### TASK REQUIREMENTS
Your answer should be every line of the entries that has the string "VPRW" in it.

### WORKING DATA

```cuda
#pragma unroll
    for (int i = 0; i < ER; ++i) {
      const int rl = erow0 + i * (NTH / LPR);
      const int t = t0 + rl;
      const float4 o0 = *reinterpret_cast<const float4*>(s_o + rl * OS + el * 8);
      const float4 o1 = *reinterpret_cast<const float4*>(s_o + rl * OS + el * 8 + 4);
      float y[8] = {o0.x, o0.y, o0.z, o0.w, o1.x, o1.y, o1.z, o1.w};
      if (has_res) {
        const float2 r0 = unpack_bf16(res[i].x), r1 = unpack_bf16(res[i].y);
        const float2 r2 = unpack_bf16(res[i].z), r3 = unpack_bf16(res[i].w);
        y[0] += r0.x; y[1] += r0.y; y[2] += r1.x; y[3] += r1.y;
        y[4] += r2.x; y[5] += r2.y; y[6] += r3.x; y[7] += r3.y;
      }
      if (has_film) {
        float m = ((y[0] + y[1]) + (y[2] + y[3])) + ((y[4] + y[5]) + (y[6] + y[7]));
#pragma unroll
        for (int o = LPR >> 1; o > 0; o >>= 1) m += __shfl_xor_sync(0xffffffffu, m, o);
        m *= (1.f / C);
        float v = 0.f;
#pragma unroll
        for (int j = 0; j < 8; ++j) { y[j] -= m; v += y[j] * y[j]; }
#pragma unroll
        for (int o = LPR >> 1; o > 0; o >>= 1) v += __shfl_xor_sync(0xffffffffu, v, o);
        const float rstd = rsqrtf(v * (1.f / C) + a.ln_eps);
#pragma unroll
        for (int j = 0; j < 8; ++j) y[j] = y[j] * rstd * fsc[j] + fsh[j];
      }
      uint4 ov;
      ov.x = pack_bf16(y[0], y[1]); ov.y = pack_bf16(y[2], y[3]);
      ov.z = pack_bf16(y[4], y[5]); ov.w = pack_bf16(y[6], y[7]);
      if (t < a.T) {
        *reinterpret_cast<uint4*>(yb + static_cast<size_t>(t) * C + el * 8) = ov;
        const float2 q0 = unpack_bf16(ov.x), q1 = unpack_bf16(ov.y);
        const float2 q2 = unpack_bf16(ov.z), q3 = unpack_bf16(ov.w);
        st_s[0] += (q0.x + q0.y) + (q1.x + q1.y);
        st_q[0] += (q0.x * q0.x + q0.y * q0.y) + (q1.x * q1.x + q1.y * q1.y);
        st_s[1] += (q2.x + q2.y) + (q3.x + q3.y);
        st_q[1] += (q2.x * q2.x + q2.y * q2.y) + (q3.x * q3.x + q3.y * q3.y);
      }
    }
  }
  if (a.stats_out) {
    const int gsz = C / a.groups;
#pragma unroll
    for (int hf = 0; hf < 2; ++hf) {
#pragma unroll
      for (int o = LPR; o < 32; o <<= 1) {
        st_s[hf] += __shfl_xor_sync(0xffffffffu, st_s[hf], o);
        st_q[hf] += __shfl_xor_sync(0xffffffffu, st_q[hf], o);
      }
      if (lane < LPR) {
        const int gi = (el * 8 + hf * 4) / gsz;
        atomicAdd(&s_stats[2 * gi], st_s[hf]);
        atomicAdd(&s_stats[2 * gi + 1], st_q[hf]);
      }
    }
    __syncthreads();
    if (tid < 2 * a.groups && s_stats[tid] != 0.f)
      atomicAdd(a.stats_out + static_cast<size_t>(b) * 2 * a.groups + tid, static_cast<double>(s_stats[tid]));
  }
}

int g_mid_threads = 256;

template <int C, int NTH>
static int launch_mid(const adp_narrow_conv_args& a, cudaStream_t stream) {
  using Cfg = MidCfg<C, NTH>;
  static SmemAttrCache smem_cache;
  ADP_CUDA(ensure_dyn_smem(mid_conv_kernel<C, NTH>, (size_t)Cfg::SMEM, smem_cache));
  int dev = 0, sms = 148, occ = 1;
  cudaGetDevice(&dev);
  cudaDeviceGetAttribute(&sms, cudaDevAttrMultiProcessorCount, dev);
  if (cudaOccupancyMaxActiveBlocksPerMultiprocessor(&occ, mid_conv_kernel<C, NTH>, NTH, Cfg::SMEM) != cudaSuccess ||
      occ < 1)
    occ = 1;
  const int n_tiles = (a.T + Cfg::TB - 1) / Cfg::TB;
  int gx = (occ * sms) / a.B;
  if (gx < 1) gx = 1;
  if (gx > n_tiles) gx = n_tiles;
  ADP_CUDA(launch_k(mid_conv_kernel<C, NTH>, dim3(gx, a.B), dim3(NTH), (size_t)Cfg::SMEM, stream, a));
  return 0;
}

int mid_conv(const adp_narrow_conv_args& a, cudaStream_t stream) {
  const bool small = g_mid_threads == 128;
  if (a.C == 32) return small ? launch_mid<32, 128>(a, stream) : launch_mid<32, 256>(a, stream);
  if (a.C == 64) return small ? launch_mid<64, 128>(a, stream) : launch_mid<64, 256>(a, stream);
  return set_error("adp_narrow_conv: C=%d is not built (8, 32, 64)", a.C);
}

}
```

Measured before the change: 243.4.

## Rewrite narrow mid conv as warp-specialized TMA/tcgen05 persistent pipeline

Replaces the mma.sync-based mid-channel conv kernel with a persistent, warp-specialized kernel. A TMA producer warp loads input and residual tiles, four warps apply GroupNorm+SiLU in place in swizzled shared memory, and a single MMA warp issues tcgen05 UMMA into multi-buffered TMEM accumulators. One or two epilogue groups add bias and residual, apply FiLM layernorm and stats, and store output with TMA. The goal is to overlap loads, normalization, MMA and epilogue across tiles. The cost is more complex mbarrier synchronization and higher shared-memory use, and the old 128/256-thread debug knob is removed.

```diff
diff --git a/audio_diffusion_pytorch_b200/csrc/conv_gemm.cu b/audio_diffusion_pytorch_b200/csrc/conv_gemm.cu
--- a/audio_diffusion_pytorch_b200/csrc/conv_gemm.cu
+++ b/audio_diffusion_pytorch_b200/csrc/conv_gemm.cu
@@ -734,14 +734,7 @@
 
 }
 
-namespace adp { extern int g_mid_threads; }
-
 extern "C" int adp_debug_set(int key, int value) {
-  if (key == 8) {
-    if (value != 128 && value != 256) return adp::set_error("adp_debug_set: key 8 takes 128 or 256");
-    adp::g_mid_threads = value;
-    return 0;
-  }
   if (key < 0 || key >= 8) return adp::set_error("adp_debug_set: bad key %d", key);
   adp::g_debug[key] = value;
   if (key == 6) adp::g_pdl = value;
diff --git a/audio_diffusion_pytorch_b200/csrc/mid_conv.cu b/audio_diffusion_pytorch_b200/csrc/mid_conv.cu
--- a/audio_diffusion_pytorch_b200/csrc/mid_conv.cu
+++ b/audio_diffusion_pytorch_b200/csrc/mid_conv.cu
@@ -3,306 +3,441 @@
 
 namespace adp {
 
-__device__ __forceinline__ void ldsm_x4(uint32_t addr, uint32_t (&r)[4]) {
-  asm volatile("ldmatrix.sync.aligned.m8n8.x4.shared.b16 {%0,%1,%2,%3}, [%4];"
-               : "=r"(r[0]), "=r"(r[1]), "=r"(r[2]), "=r"(r[3]) : "r"(addr));
-}
-__device__ __forceinline__ void mma_bf16_16816(float (&d)[4], const uint32_t (&a)[4], uint32_t b0,
-                                               uint32_t b1) {
+__device__ __forceinline__ void tma_store_3d(const CUtensorMap* m, const void* smem_src, int c0, int c1, int c2) {
   asm volatile(
-      "mma.sync.aligned.m16n8k16.row.col.f32.bf16.bf16.f32 {%0,%1,%2,%3}, {%4,%5,%6,%7}, {%8,%9}, "
-      "{%0,%1,%2,%3};"
-      : "+f"(d[0]), "+f"(d[1]), "+f"(d[2]), "+f"(d[3])
-      : "r"(a[0]), "r"(a[1]), "r"(a[2]), "r"(a[3]), "r"(b0), "r"(b1));
-}
-
-template <int C, int NTH>
-struct MidCfg {
-  static constexpr int TB = (C == 32 ? 256 : 128) * NTH / 256;
-  static constexpr int TPR = NTH / TB;
-  static constexpr int RPW = TB / (NTH / 32);
-  static constexpr int RS = C * 2 + 16;
-  static constexpr int WS = 3 * C * 2 + 16;
-  static constexpr int MB = RPW / 16;
-  static constexpr int NT = C / 8;
-  static constexpr int OS = C + 4;
-  static constexpr int LPR = C / 8;
-  static constexpr int ER = TB * LPR / NTH;
-  static constexpr int X_BYTES = (TB + 2) * RS;
-  static constexpr int O_BYTES = TB * OS * 4;
-  static constexpr int W_BYTES = C * WS;
-  static constexpr int SMEM = X_BYTES + O_BYTES + W_BYTES;
+      "cp.async.bulk.tensor.3d.global.shared::cta.bulk_group [%0, {%2, %3, %4}], [%1];" ::"l"(
+          reinterpret_cast<uint64_t>(m)),
+      "r"(smem_u32(smem_src)), "r"(c0), "r"(c1), "r"(c2)
+      : "memory");
+}
+__device__ __forceinline__ void bulk_commit_group() {
+  asm volatile("cp.async.bulk.commit_group;" ::: "memory");
+}
+template <int N>
+__device__ __forceinline__ void bulk_wait_group_read() {
+  asm volatile("cp.async.bulk.wait_group.read %0;" ::"n"(N) : "memory");
+}
+__device__ __forceinline__ void bulk_wait_group_all() {
+  asm volatile("cp.async.bulk.wait_group 0;" ::: "memory");
+}
+
+template <int C>
+struct ThinCfg {
+  static constexpr int SW = 2 * C;
+  static constexpr int CPR = SW / 16;
+  static constexpr int TM = 128;
+  static constexpr int A_ROWS = TM + 2;
+  static constexpr int A_STAGE = (A_ROWS * SW + 1023) / 1024 * 1024;
+  static constexpr int R_STAGE = TM * SW;
+  static constexpr int O_WARP = 32 * SW;
+  static constexpr int W_TAP = C * SW;
+  static constexpr int NA = C == 32 ? 6 : 4;
+  static constexpr int NR = C == 32 ? 4 : 3;
+  static constexpr int EG = C == 32 ? 2 : 1;
+  static constexpr int THREADS = 192 + 128 * EG;
+  static constexpr int SMEM_A = 0;
+  static constexpr int SMEM_R = SMEM_A + NA * A_STAGE;
+  static constexpr int SMEM_O = SMEM_R + NR * R_STAGE;
+  static constexpr int SMEM_W = SMEM_O + 2 * 4 * EG * O_WARP;
+  static constexpr int SMEM = SMEM_W + 3 * W_TAP + 1024;
 };
-
-template <int C, int NTH>
-__global__ void __launch_bounds__(NTH, 512 / NTH) mid_conv_kernel(const adp_narrow_conv_args a) {
-  using Cfg = MidCfg<C, NTH>;
-  constexpr int TB = Cfg::TB, TPR = Cfg::TPR, RS = Cfg::RS, WS = Cfg::WS, MB = Cfg::MB, NT = Cfg::NT;
-  constexpr int OS = Cfg::OS, LPR = Cfg::LPR, ER = Cfg::ER, RPW = Cfg::RPW;
+constexpr int kAcc = 4;
+constexpr int kThinMaxGroups = 16;
+
+struct ThinParams {
+  adp_narrow_conv_args a;
+  int tiles_per_batch, total_tiles, tiles_per_cta;
+  int early_w;
+};
+
+template <int SW>
+__device__ __forceinline__ uint32_t swz_off(int row, int lc) {
+  const uint32_t off = static_cast<uint32_t>(row) * SW;
+  return off + ((lc ^ ((off >> 7) & (SW / 16 - 1))) << 4);
+}
+
+template <int C, bool RES, bool FILM, int SL>
+__global__ void __launch_bounds__(ThinCfg<C>::THREADS, 1)
+thin_conv_kernel(const __grid_constant__ CUtensorMap tmX, const __grid_constant__ CUtensorMap tmR,
+                 const __grid_constant__ CUtensorMap tmY, const ThinParams p) {
+  using Cfg = ThinCfg<C>;
+  constexpr int SW = Cfg::SW, CPR = Cfg::CPR, NA = Cfg::NA, NR = Cfg::NR, EG = Cfg::EG;
+  extern __shared__ uint8_t smem_raw[];
+  __shared__ uint64_t a_full[NA], a_ready[NA], a_empty[NA];
+  __shared__ uint64_t r_full[NR], r_empty[NR];
+  __shared__ uint64_t acc_full[kAcc], acc_empty[kAcc];
+  __shared__ uint32_t tmem_slot;
+  __shared__ __align__(16) float s_ga[C], s_de[C];
+  __shared__ __align__(16) float s_sc[EG][C], s_sh[EG][C];
+  __shared__ __align__(16) float s_bias[C];
+  __shared__ float s_stats[EG][2 * kThinMaxGroups];
+  const adp_narrow_conv_args& a = p.a;
+
   pdl_launch_dependents();
-  pdl_wait();
-  extern __shared__ __align__(128) uint8_t smem[];
-  uint8_t* s_x = smem;
-  float* s_o = reinterpret_cast<float*>(smem + Cfg::X_BYTES);
-  uint8_t* s_w = smem + Cfg::X_BYTES + Cfg::O_BYTES;
-  __shared__ __align__(16) float s_ga[C], s_de[C];
-  __shared__ __align__(16) float s_sc[C], s_sh[C];
-  __shared__ float s_bias[C];
-  __shared__ float s_stats[2 * 64];
-  const int b = blockIdx.y;
-  const int tid = threadIdx.x;
-  const int warp = tid >> 5, lane = tid & 31;
-  const int g = lane >> 2, q = lane & 3;
-  const bool has_res = a.residual != nullptr, has_film = a.scale_shift != nullptr;
-
-  if (tid < 128) s_stats[tid] = 0.f;
-  if (a.w_packed) {
-    constexpr int VPRW = 3 * C * 2 / 16;
-    const uint4* wp = static_cast<const uint4*>(a.w_packed);
-    for (int i = tid; i < C * VPRW; i += NTH) {
-      const int co = i / VPRW, v = i - co * VPRW;
-      *reinterpret_cast<uint4*>(s_w + co * WS + v * 16) = __ldg(wp + i);
+  const int warp = warp_id_uniform();
+  const int lane = threadIdx.x & 31;
+  const uint32_t raw = smem_u32(smem_raw);
+  uint8_t* base = smem_raw + ((1024u - (raw & 1023u)) & 1023u);
+  uint8_t* s_a = base + Cfg::SMEM_A;
+  uint8_t* s_r = base + Cfg::SMEM_R;
+  uint8_t* s_o = base + Cfg::SMEM_O;
+  uint8_t* s_w = base + Cfg::SMEM_W;
+
+  const int tile_begin = blockIdx.x * p.tiles_per_cta;
+  const int tile_end = min(tile_begin + p.tiles_per_cta, p.total_tiles);
+
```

### RESPONSE TO THIS EXERCISE
-    constexpr int VPRW = 3 * C * 2 / 16;
-    for (int i = tid; i < C * VPRW; i += NTH) {
-      const int co = i / VPRW, v = i - co * VPRW;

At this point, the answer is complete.